Many people who hate the Patient Protection and Affordable Care Act (PPACA) — and plenty who support it — would love to kill the individual coverage mandate.
Some want to kill the PPACA individual premium tax credit subsidy for low-income people — or say that Democrats in Congress killed the tax credit for consumers who use the PPACA exchanges run by U.S. Department of Health and Human Services (HHS) by failing to proofread the PPACA bill.

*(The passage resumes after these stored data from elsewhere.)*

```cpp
template <typename P> static DTab<P> dtab_of(const bwb_hip_ctx *c) {
	DTab<P> t;
	const bool use = c->dtab_K > 0 && c->dtab_multiref == (c->kp.multiref ? 1 : 0);
	t.ent = use ? c->d_dtab_ent.as<uint4>() : nullptr;
	t.pool = c->d_dtab_pool.as<Intv<P>>();
	t.K = c->dtab_K;
	for (int j = 0; j < 4; j++) t.nm1[j] = c->dtab_nm1[j];
	return t;
}

#define DTAB_MIN_READS 200000u
static bool any_in_flight(const bwb_hip_ctx *c);
template <typename P> static int build_dtab_t(bwb_hip_ctx *c, int K) {
	const double t0 = wall_s();
	ScratchClass &sc = c->cls[0];
	const size_t isz = sizeof(Intv<P>);
	const size_t need_half = std::min<size_t>((size_t)64 << 24, (size_t)(c->ix.length + c->ix.length / 2) + ((size_t)1 << (2 * K))) * isz;
	DevMem tmp;
	unsigned char *pool0 = c->d_pool.as<unsigned char>();
	size_t half = (c->d_pool.bytes / 2) & ~(size_t)255;
	if (half < need_half) {
		if (tmp.alloc(2 * need_half) == hipSuccess) { pool0 = tmp.as<unsigned char>(); half = need_half; }
		else (void)hipGetLastError();
	}
	const unsigned long long cap = half / isz;
// ... 168 lines not shown
		float ms = 0;
		HIPCHK(hipEventElapsedTime(&ms, e0, e1));
		unsigned int hb[POOL_REGIONS * 16], used_max = 0;
		unsigned long long used = 0;
		int rc = fetch(c, hb, bump, sizeof(hb));
		if (rc) return rc;
		const uint32_t priv = (grid + s.sc.n_regions - 1) / s.sc.n_regions * LANE_BLOCK * s.sc.keep;
		for (uint32_t r = 0; r < s.sc.n_regions; r++) { used += std::min(priv + hb[r * 16], s.sc.pool_cap); used_max = std::max(used_max, priv + hb[r * 16]); }
		fprintf(stderr, "[bwb] kl_search class %d slot %d: %u new reads, grid %u, %s%s, %.3f ms, pool chunks used %llu of %d x %u (fullest region asked for %u; %u private per lane)\n",
		        k, si, n_work, grid, suspend ? "slice (parks)" : "drains", resume ? ", resumes parked reads" : "", ms, used, (int)s.sc.n_regions, s.sc.pool_cap, used_max, s.sc.keep);
	}
	if (c->launch_log) return log_launch(c, "kl_search", k, si, !(suspend || slice_iters != 0), c->stream, e0, e1);
	return BWB_OK;
}

static int queue_calc_d(bwb_hip_ctx *c, int si) {
	Slot &s = c->slots[si];
	HIPCHK(s.ev_calcd.create());
	HIPCHK(hipStreamWaitEvent(c->dstream, s.ev_up.e, 0));
	HIPCHK(hipMemsetAsync(s.d_status.p, 0, (size_t)s.n_tot, c->dstream));
	int rc = launch_calc_d(c, 0, si, nullptr, s.n_tot, s.ctl_counter(), nullptr, nullptr, c->dstream);
	if (rc) return rc;
	rc = launch_inherit(c, si, c->dstream);
	if (rc) return rc;
	HIPCHK(hipEventRecord(s.ev_calcd.e, c->dstream));
	s.calcd_queued = true;
	return BWB_OK;
}

static int submit(bwb_hip_ctx *c, int si, bool suspend) {
	Slot &s = c->slots[si];
	if (!s.uploaded) return fail(BWB_E_STATE, "slot_submit: nothing uploaded into this slot");
	if (s.submitted && !s.complete) return fail(BWB_E_STATE, "slot_submit: the slot is still in flight");
	int rc = index_ready(c);
	if (rc) return rc;
	rc = ensure_class(c, 0);
	if (rc) return rc;
	rc = ensure_dtab(c, s.n_reads);
	if (rc) return rc;
	HIPCHK(hipStreamWaitEvent(c->stream, s.ev_up.e, 0));
	const bool ahead = c->calcd_ahead > 0 && s.n_reads != 0;
	if (ahead) {
		if (!s.calcd_queued) { rc = queue_calc_d(c, si); if (rc) return rc; }
		HIPCHK(hipStreamWaitEvent(c->stream, s.ev_calcd.e, 0));
	}
	HIPCHK(hipMemsetAsync(s.d_ctl.p, 0, 256, c->stream));
	s.submitted = true; s.complete = false; s.fetched = false; s.placed_mm = -1; s.placed_alt = -1; s.launch = 0;
	if (s.n_reads == 0) { s.complete = true; s.launch = c->n_launches; return BWB_OK; }
	HIPCHK(hipMemsetAsync(s.d_n.p, 0, (size_t)s.n_reads * 4, c->stream));
	if (!ahead) {
		HIPCHK(hipMemsetAsync(s.d_status.p, 0, (size_t)s.n_tot, c->stream));
		rc = launch_calc_d(c, 0, si, nullptr, s.n_tot, s.ctl_counter(), nullptr, nullptr);
		if (rc) return rc;
		rc = launch_inherit(c, si);
		if (rc) return rc;
	}
	rc = launch_search(c, 0, si, nullptr, s.n_reads, s.ctl_counter(), suspend);
	if (rc) return rc;
	s.launch = c->n_launches;
	for (int k = 1; ahead && k <= c->calcd_ahead; k++) {
		const int sj = (si + k) % BWB_MAX_SLOTS;
		Slot &t = c->slots[sj];
		if (t.uploaded && !t.submitted && !t.calcd_queued && t.n_reads) { rc = queue_calc_d(c, sj); if (rc) return rc; }
	}
	return BWB_OK;
}
// ... 697 lines not shown
```

### bwbble_amd/csrc/bwb_kernels.h

```cpp
#pragma once
#include "bwb_device.h"

#define BWB_BLOCK 256
#define BWB_OCTS_PER_BLOCK 32
#define NONE32 0xFFFFFFFFu
#define BAD_LEN 0xFFFFu
#define ST_OK 0
#define ST_SCRATCH_OVF 1
#define ST_OUT_OVF 2
#define ST_D_OVF 3
#define ST_D_WAIT 4

struct KParams {
	int max_diff, max_gapo, max_gape, max_entries;
	int mm_score, gapo_score, gape_score;
	int seed_length, max_diff_seed, max_best, no_indel_length;
	int num_buckets;
	int use_precalc;
	int multiref;
};

struct Batch {
	const uint8_t *reads;
	const uint16_t *lens;
	uint32_t n_reads, stride;
	uint8_t *dbuf;
	uint32_t dstride;
	uint8_t *status;
	uint32_t *dbg_iters;
};

struct OutBuf {
	uint4 *alns;
	unsigned long long *count;
	uint64_t cap;
	uint64_t *off;
	uint32_t *n;
};

struct SlotDesc {
	Batch b;
	OutBuf out;
	unsigned int *done;
};

struct Work {
	const uint32_t *worklist;
	uint32_t n_work;
	uint32_t *counter;
	uint32_t slot;
	uint32_t suspend;
	uint32_t slice_iters;
	uint32_t resume;
};

enum { STAT_VIS_SINGLE = 0, STAT_VIS_ALPHA, STAT_POPS, STAT_PUSHES, STAT_ALNS, STAT_N, STAT_N_MAX, STAT_VIS_CALCD,
       STAT_BKT_SEARCH , STAT_BKT_CALCD, STAT_PARKED ,
       STAT_ENT_ST , STAT_ENT_LD , STAT_REC_LD ,
       STAT_WAVE_ITERS = 16, STAT_WAVE_ITERS_CALCD = 17, STAT_LOCATE_STEPS = 18 , STAT_STAMPS = 24, STAT_HIST = 40 , STAT_BBPROF = 104 ,
#ifdef BWB_BBPROF
       STAT_WORDS = 104 + 2048 };
#else
       STAT_WORDS = 104 };
#endif

template <typename P> struct Intv { P L, U; };

#define REC_BYTES 16
__host__ __device__ __forceinline__ uint32_t rec_count(uint32_t len) { return (len >> 2) + 1u; }
__device__ __forceinline__ void rec_put(uint8_t *recs, uint32_t nrec, int arr, int k, uint32_t v) {
	const int m = (k + 2) >> 2, t = (k + 2) & 3;
	if ((uint32_t)m < nrec) recs[REC_BYTES * m + arr + t] = (uint8_t)v;
	if (t < 2 && m > 0) recs[REC_BYTES * (m - 1) + arr + 4 + t] = (uint8_t)v;
}
__device__ __forceinline__ uint32_t rec_get(const uint8_t *recs, int arr, int k) { return recs[REC_BYTES * ((k + 2) >> 2) + arr + ((k + 2) & 3)]; }

__device__ __forceinline__ uint32_t single_mask_codes(int c) { return c == 0 ? 1u << 15 : (c == 1 ? 1u << 3 : (c == 2 ? 1u << 7 : 1u << 1)); }
__device__ __forceinline__ uint32_t member_mask(int c) {
	return c == 0 ? 0xFB00u : (c == 1 ? 0x383Cu : (c == 2 ? 0x0BF0u : 0x6266u));
}

template <typename P> __device__ __forceinline__ void load_base(P *s_base, const DevIndex &ix) {
	for (int t = threadIdx.x; t < BWB_BASE_ROWS * 16; t += BWB_BLOCK) s_base[t] = (P)ix.base[t >> 4][t & 15];
	__syncthreads();
}
template <typename P> __device__ __forceinline__ void load_base2(P *s_base, const DevIndex &ix) {
	for (int t = threadIdx.x; t < BWB_BASE_ROWS * 16; t += BWB_BLOCK) {
		const int row = t >> 4, j = t & 15;
		const P v = (P)ix.base[row][j];
		s_base[t] = v;
		if (row < BWB_NSB_MAX) s_base[BWB_BASE_ROWS * 16 + t] = ((0x2A20u >> j) & 1u) ? (P)(ix.base[BWB_ROW_NEG][j] - 1) : v;
	}
	__syncthreads();
}

__global__ void k_relayout(const uint32_t *bwt, const uint64_t *O, uint64_t blk0, uint64_t nblk_chunk, uint64_t nwords_chunk, uint64_t sa0_index,
                           const uint64_t *sbcount , uint4 *buckets) {
	const uint64_t t = (uint64_t)blockIdx.x * blockDim.x + threadIdx.x;
	if (t >= nblk_chunk * 8) return;
	const uint64_t lb = t >> 3, blk = blk0 + lb;
	const int sl = (int)(t & 7);
	const uint64_t w0 = lb * 16;
	uint4 o;
	if (sl < 4) {
		const uint32_t first = w0 < nwords_chunk ? (bwt[w0] >> 28) : 0u;
		const uint64_t *row = O + lb * 16;
		const uint64_t *sb = sbcount + (blk >> BWB_SB_SHIFT) * 16;
		const int cs[4] = { 2 * sl, 2 * sl + 1, 2 * sl + 8, 2 * sl + 9 };
// ... 84 lines not shown
			uint64_t x = (q + u) * 0x9E3779B97F4A7C15ull + seed;
			x ^= x >> 29; x *= 0xBF58476D1CE4E5B9ull; x ^= x >> 32;
			rank_issue<P>(ix.buckets, (P)(ix.length - 1), (P)(x % (ix.length - 1)), ol, rq[u]);
		}
#pragma unroll
		for (int u = 0; u < 4; u++) {
			P v0, v1;
			rank_finish<P, false>(rq[u], s_base, ol, lane, v0, v1);
			acc += (ol == 0 ? 0ull : (unsigned long long)v0) + 3ull * v1;
		}
	}
	acc += __shfl_xor(acc, 1); acc += __shfl_xor(acc, 2); acc += __shfl_xor(acc, 4);
	if (ol == 0 && acc) atomicAdd(checksum, acc);
}

__global__ void k_gather(const uint4 *log, const uint64_t *off, const uint32_t *n, const uint64_t *dst_off, uint32_t n_reads, uint4 *dst) {
	const uint32_t rid = blockIdx.x * (blockDim.x >> 3) + (threadIdx.x >> 3);
	if (rid >= n_reads) return;
	const int ol = threadIdx.x & 7;
	const uint64_t so = off[rid] * 2, d = dst_off[rid] * 2;
	const uint32_t cnt = n[rid] * 2;
	for (uint32_t t = ol; t < cnt; t += 8) dst[d + t] = log[so + t];
}

__global__ void k_dseed_inherit(Batch b, const uint32_t *src, uint32_t n) {
	const uint32_t r = blockIdx.x * blockDim.x + threadIdx.x;
	if (r >= n) return;
	const uint32_t q = src[r];
	if (q == NONE32) return;
	if (b.status[q] == ST_D_OVF) { if (b.status[r] != ST_D_OVF) b.status[r] = ST_D_WAIT; return; }
	const int lr = b.lens[r], lq = b.lens[q];
	uint8_t *rr = b.dbuf + (size_t)r * b.dstride;
	const uint8_t *rq = b.dbuf + (size_t)q * b.dstride;
	for (int k = -2; k < lr; k++) rec_put(rr, rec_count((uint32_t)lr), 8, k, rec_get(rq, 8, k + lq - lr));
	if (b.status[r] == ST_D_WAIT) b.status[r] = ST_OK;
}

__device__ __forceinline__ uint64_t sa_walk(const DevIndex &ix, const uint64_t *s_base, uint64_t sa0_index, uint64_t i, int lane, int ol, uint64_t &j) {
	while ((i & 31) != 0) {
		if (i == sa0_index) { i = 0; j++; continue; }
		RankReq<uint64_t> ra;
		rank_issue<uint64_t>(ix.buckets, ix.length - 1, i, ol, ra);
		const uint4 cq = ra.regular ? ra.q : ix.buckets[(i >> BKT_SHIFT) * 8 + ol];
		const int off = (int)(i & BKT_MASK), srcl = (lane & ~7) + 4 + (off >> 5), bit = off & 31;
		const uint32_t code_here = ((cq.x >> bit) & 1u) | (((cq.y >> bit) & 1u) << 1) | (((cq.z >> bit) & 1u) << 2) | (((cq.w >> bit) & 1u) << 3);
		const uint32_t code = oct_bcast(code_here, srcl);
		uint64_t v0, v1;
		rank_finish<uint64_t, false>(ra, s_base, ol, lane, v0, v1);
		const uint64_t mine = (code & 1u) ? v1 : v0;
		uint64_t nxt = oct_bcast(mine, (lane & ~7) + (int)(code >> 1));
		if (code == 0 && ra.regular && sa0_index >= (i & ~127ull) && sa0_index <= i) nxt--;
		i = nxt;
		j++;
	}
	return i;
}

__global__ __launch_bounds__(BWB_BLOCK) void k_locate(DevIndex ix, const uint64_t *SA, uint64_t sa0_index, const uint64_t *rows, uint64_t n, uint64_t *out, unsigned long long *stats) {
	__shared__ uint64_t s_base[BWB_BASE_ROWS * 16];
	load_base<uint64_t>(s_base, ix);
	const int lane = threadIdx.x & 63, ol = lane & 7;
	const uint64_t noct = (uint64_t)gridDim.x * BWB_OCTS_PER_BLOCK;
	for (uint64_t q = (uint64_t)blockIdx.x * BWB_OCTS_PER_BLOCK + (threadIdx.x >> 3); q < n; q += noct) {
		uint64_t j = 0;
		const uint64_t i = sa_walk(ix, s_base, sa0_index, rows[q], lane, ol, j);
		if (ol == 0) { out[q] = (SA[i >> 5] + j) % ix.length; if (j) atomicAdd(&stats[STAT_LOCATE_STEPS], (unsigned long long)j); }
	}
// ... 223 lines not shown
```

### bwbble_amd/csrc/bwb_lane.h

```cpp
#pragma once
#include "bwb_device.h"
#include "bwb_kernels.h"

#define LANE_BLOCK 256
#ifndef LANE_WAVES_PER_SIMD
#define LANE_WAVES_PER_SIMD 3
#endif
template <typename P> using Lds = __attribute__((address_space(3))) P *;
__device__ __forceinline__ unsigned long long wballot(bool b) { return __builtin_amdgcn_ballot_w64(b); }
__device__ __forceinline__ bool wany(bool b) { return __builtin_amdgcn_ballot_w64(b) != 0ull; }
__device__ __forceinline__ bool wall(bool b) { return __builtin_amdgcn_ballot_w64(!b) == 0ull; }
#define CHUNK_SLOTS 64
#define POOL_REGIONS 8
#define BSTATE_ROW_MIN 128
#define PRECALC_LEN 12
#define ADMIT_CHUNKS 1024
#define SAVE_U4 16
#define ALN_U4 3
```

Christine Eibner and Evan Saltzman, analysts at the RAND Corp., point out in a new commentary that many U.S. residents now have PPACA-compliant individual coverage, purchased either through the public exchange system or off-exchange system, and that changing the rules now could force many to give up their health coverage.
The analysts have used a model, or collection of equations, to estimate that completely killing the PPACA premium tax subsidy for all exchange users would increase the silver-level premium for a 40-year-old nonsmoker 43 percent, to $4,900 per year in 2015.
The change would cut the number of people with PPACA-compliant individual coverage 68 percent, to 6.3 million, the analysts say.
The analysts also look at the idea of getting rid of the individual mandate.
The analysts believe that change would increase the age-standardized silver-level premium just 7.1 percent, to $3,700, but that it would decrease the number of people with PPACA-compliant individual coverage 20 percent, to 16 million.